DATA Block Start

extern "C" int ign_clconv_pack_weights_x3(const float* w_oik, void* wt3_fwd, void* wt3_dgrad, int Co, int Ci, int k, void* stream) {
    if (!w_oik || !wt3_fwd || Co <= 0 || Ci <= 0 || k <= 0) {
        ign_set_error("ign_clconv_pack_weights_x3: bad argument (Co=%d Ci=%d k=%d)", Co, Ci, k);
        return IGN_E_ARG;
    }
    const int Cip = ign_clconv_kpad(Ci), Cop = ign_clconv_kpad(Co);
    const long long n = ign_clconv_x3_elems(Co, Ci, k) / 3 + (wt3_dgrad ? ign_clconv_x3_elems(Ci, Co, k) / 3 : 0);
    hipLaunchKernelGGL(pack_weights_x3t_kernel, dim3((unsigned)((n + 255) / 256)), dim3(256), 0, (hipStream_t)stream, w_oik,
                       (unsigned short*)wt3_fwd, (unsigned short*)wt3_dgrad, Co, Ci, k, Cip, Cop);
    return ign_check_launch("pack_weights_x3t_kernel");
}

static int pack_multi_impl(int n, const float* const* w_oik, void* const* wt3_fwd, void* const* wt3_dgrad, const int* Co, const int* Ci,
                           const int* k, long long* const* counters, const float* const* bounds, void* stream);

extern "C" int ign_clconv_pack_weights_x3_multi(int n, const float* const* w_oik, void* const* wt3_fwd, void* const* wt3_dgrad,
                                               const int* Co, const int* Ci, const int* k, long long* const* counters, void* stream) {
    return pack_multi_impl(n, w_oik, wt3_fwd, wt3_dgrad, Co, Ci, k, counters, nullptr, stream);
}

extern "C" int ign_clconv_pack_weights_h2_multi(int n, const float* const* w_oik, void* const* wt_fwd, void* const* wt_dgrad,
                                               const int* Co, const int* Ci, const int* k, long long* const* counters,
                                               const float* const* w_bounds, void* stream) {
    if (!w_bounds) { ign_set_error("ign_clconv_pack_weights_h2_multi: null bound table"); return IGN_E_ARG; }
    for (int l = 0; l < n && l < PACK_LMAX; ++l)
        if (!w_bounds[l]) { ign_set_error("ign_clconv_pack_weights_h2_multi: layer %d: null weight bound", l); return IGN_E_ARG; }
    return pack_multi_impl(n, w_oik, wt_fwd, wt_dgrad, Co, Ci, k, counters, w_bounds, stream);
}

DATA Block End

WORK REQUEST
From the line containing "const float* const* w_bounds, void*" through the last line of the records, output each line exactly and nothing more.

RESPONSE TO THE EXERCISE
                                               const float* const* w_bounds, void* stream) {
    if (!w_bounds) { ign_set_error("ign_clconv_pack_weights_h2_multi: null bound table"); return IGN_E_ARG; }
    for (int l = 0; l < n && l < PACK_LMAX; ++l)
        if (!w_bounds[l]) { ign_set_error("ign_clconv_pack_weights_h2_multi: layer %d: null weight bound", l); return IGN_E_ARG; }
    return pack_multi_impl(n, w_oik, wt_fwd, wt_dgrad, Co, Ci, k, counters, w_bounds, stream);
}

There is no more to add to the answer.